DESNUDA, CON UN CUERVO
Miguel Angel de Rus
España (1963)
Me hizo posar desnuda, con un cuervo sobre uno de mis hombros. Hacía frio en su estudio y sentí mis senos duros y mis pezones erectos, la piel erizada. Me puso un collar de perlas al cuello. Quedó satisfecho de cómo estaba todo. Se alejó con paso indeciso hacia su cámara, se giró, se colocó tras el objetivo y me pidió con voz trémula que cerrara los ojos.
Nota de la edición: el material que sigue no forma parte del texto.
-    else asm volatile("s_waitcnt vmcnt(%0)" :: "i"(NO + 2 * (PW + NO)) : "memory");
-    half8 dzo = {0, 0, 0, 0, 0, 0, 0, 0};
-    float cs[2][16];
-    if (it >= 0) {
-#pragma unroll
-      for (int f = 0; f < 4; ++f) {
-        const unsigned at = lds0 + buf * BUF_PRE + (4 * wave + f) * 1024 + lane * 16;
-        const v4u p = *(const lds_v4u*)(uintptr_t)at;
-        float sn[8];
-        decode_phases(p, sn, cs[f >> 1] + 8 * (f & 1));
-        *(lds_half8*)(uintptr_t)at = to_half8(sn);
-      }
-      const int64_t chunk = cbeg + it;
-      const int c = (int)(chunk % a.n_chunks);
-      const int i = 32 * c + n;
-      if (h == 0 && i < a.S) {
-        const f32x2 g = *(const f32x2*)(smem + (size_t)buf * BUF_PRE + 18 * 1024 + n * 8);
-        const float g0 = g[0] * gscale, g1 = a.d_out > 1 ? g[1] * gscale : 0.f;
-        dzo[0] = (_Float16)g0;
-        dzo[1] = (_Float16)g1;
-        gsum0 += g0;
-        gsum1 += g1;
-      }
-      if (wave == 0) *(half8*)(smem + (size_t)buf * BUF_PRE + 16 * 1024 + lane * 16) = dzo;
-      else if (wave == 1) *(half8*)(smem + (size_t)buf * BUF_PRE + 17 * 1024 + lane * 16) = (half8){0, 0, 0, 0, 0, 0, 0, 0};
-    }
-    barrier_mem();
-    issue_chunk(nxt, nxt & (NBUF - 1));
-    if (it < 0) {
-      const Rsrc sc = make_rsrc(scratch, 2048);
-      const half8 zero = {0, 0, 0, 0, 0, 0, 0, 0};
-#pragma unroll
-      for (int k = 0; k < NO; ++k) buf_store(zero, sc, (k & 1) * 1024);
-      continue;
-    }
-    const Rsrc ro = make_rsrc(a.dz_top + (size_t)(cbeg + it) * SLOT, SLOT);
-#pragma unroll
-    for (int t = 0; t < 2; ++t) {
-      const int U = 2 * wave + t;
-      f32x16 d = {0};
-      d = __builtin_amdgcn_mfma_f32_32x32x16_f16(aT[t], dzo, d, 0, 0, 0);
-      half8 d0, d1;
-      dz_tile(d, cs[t], cs[t] + 8, d0, d1, bs[t]);
-      buf_store(d0, ro, (2 * U) * 1024);
-      buf_store(d1, ro, (2 * U + 1) * 1024);
-    }
-    const unsigned bufH = lds0 + buf * BUF_PRE + laneoff, bufA = bufH + 16 * 1024;
-#pragma unroll
-    for (int ks = 0; ks < 2; ++ks) {
-      half4 alo, ahi, blo[2], bhi[2];
-      tr_issue(bufA + ks * 256, alo, ahi);
-#pragma unroll
-      for (int t = 0; t < 2; ++t) tr_issue(bufH + (2 * (2 * wave + t)) * 1024 + ks * 256, blo[t], bhi[t]);
-      asm volatile("s_waitcnt lgkmcnt(0)" ::: "memory");
-      asm volatile("" : "+v"(alo), "+v"(ahi));
-#pragma unroll
-      for (int t = 0; t < 2; ++t) asm volatile("" : "+v"(blo[t]), "+v"(bhi[t]));
-      const half8 af = join(alo, ahi);
-#pragma unroll
-      for (int t = 0; t < 2; ++t) acc[t] = __builtin_amdgcn_mfma_f32_32x32x16_f16(af, join(blo[t], bhi[t]), acc[t], 0, 0, 0);
-    }
-  }
-  asm volatile("s_waitcnt vmcnt(0)" ::: "memory");
-  float* out = a.partial_out + (size_t)blockIdx.x * (PT + 2) * 1024;
-#pragma unroll
-  for (int t = 0; t < 2; ++t) {
-    store_tile(acc[t], out + (size_t)(2 * wave + t) * 1024);
-    store_bias_sums(bs[t], out + (size_t)(PT + 1) * 1024 + (2 * wave + t) * 32);
-  }
-  if (wave == 0) {
-#pragma unroll
-    for (int d = 16; d >= 1; d >>= 1) { gsum0 += __shfl_xor(gsum0, d, 32); gsum1 += __shfl_xor(gsum1, d, 32); }
-    if (lane < 32) out[(size_t)PT * 1024 + lane] = lane == 0 ? gsum0 : (lane == 1 ? gsum1 : 0.f);
-  }
 }
 
 struct PipeLayout {
@@ -912,7 +933,7 @@
     rings = off; off += up((size_t)NP * n_links * RING * SLOT + (size_t)cus * 4 * 2048);
     dz_top = off; off += up((size_t)(n_chunks_total > 0 ? n_chunks_total : 1) * SLOT);
     partial = off; off += up((size_t)n_act * NP * PT * (PT + 1) * 1024 * sizeof(float));
-    partial_out = off; off += up((size_t)cus * (PT + 2) * 1024 * sizeof(float));
+    partial_out = off; off += up((size_t)NP * (PT + 2) * 1024 * sizeof(float));
     total = off;
   }
 };
@@ -966,9 +987,12 @@
   a.dbg = (flags & 2) ? (unsigned*)(ws + L.dbg) : nullptr;
   hipError_t e;
   if ((e = hipMemsetAsync(ws + L.ctrl, 0, L.rings - L.ctrl, st)) != hipSuccess) return (int)e;
-  const size_t lds_pre = (size_t)NBUF * BUF_PRE + 1024;
   const size_t lds_pipe = (size_t)NBUF_H * BUF_HID + 1024 + NBUF_H * 256 + 64;
-  if ((e = hipFuncSetAttribute((const void*)bwd_prologue_kernel, hipFuncAttributeMaxDynamicSharedMemorySize, (int)lds_pre)) != hipSuccess) return (int)e;
+  static_assert(LDS_OUT >= NBUF * BUF_IN + 1024 + NBUF * 256 + 8, "out-layer producer staging behind the in-layer stage's");
+  static_assert(LDS_OUT + NBUF_P * BUF_OUT + 4 * 2048 <= NBUF_H * BUF_HID, "out-layer producer staging in front of the start-up word");
+  static_assert((NBUF_P & (NBUF_P - 1)) == 0 && NBUF_P >= 2, "NBUF_P: a power of two (buffer = chunk & (NBUF_P - 1))");
+  for (int i = 0; i < n_linear; ++i)
+    if (!grad_weights_host[i] || !grad_biases_host[i]) return SUNERF_E_BADARG;
   if ((e = hipFuncSetAttribute((const void*)bwd_pipe_kernel<false>, hipFuncAttributeMaxDynamicSharedMemorySize, (int)lds_pipe)) != hipSuccess) return (int)e;
   if ((e = hipFuncSetAttribute((const void*)bwd_pipe_kernel<true>, hipFuncAttributeMaxDynamicSharedMemorySize, (int)lds_pipe)) != hipSuccess) return (int)e;
   TimedLaunch tl = {nullptr, nullptr};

Entre los disparos de su cámara fotográfica sentí sus jadeos. Sabía que estaba excitado y eso me hacía sentir poderosa. Sin moverme, sin hacer nada, sólo con mi belleza, el era un hombre convulso, un esclavo. Entreabrí los ojos y contemplé el efecto que hacía en mis pezones el bálsamo que me había frotado. ¡Creí que iban a reventar! En cierta forma, yo también estaba excitada. En ese momento escuché un golpe fuerte, pastoso, como de un saco de grasa, y un ruido metálico. Algunos papeles cayeron revoloteando lentos de la mesa que tenía a su lado. El cuervo aleteó asustado, saltó lejos de mí. Contemplé sobresaltada; aquel tipo estaba en el suelo, sin duda exánime.Me acerqué a él. Había dejado de respirar. Comprendí que tenía que actuar rápido. Extraje la cartera de su pantalón y saqué el dinero que me debía por mi trabajo de modelo. Era el segundo fotógrafo que se moría en lo que iba de año. Me repugna el modo en que son incapaces de controlar sus instintos. "Todos los hombres son unos simples mamiferos", dije despectiva. Me puse mi vestido de tirantes y salí dejando la puerta abierta. El aire tibio de la calle era agradable. Quiza debiera cambiar de profesión.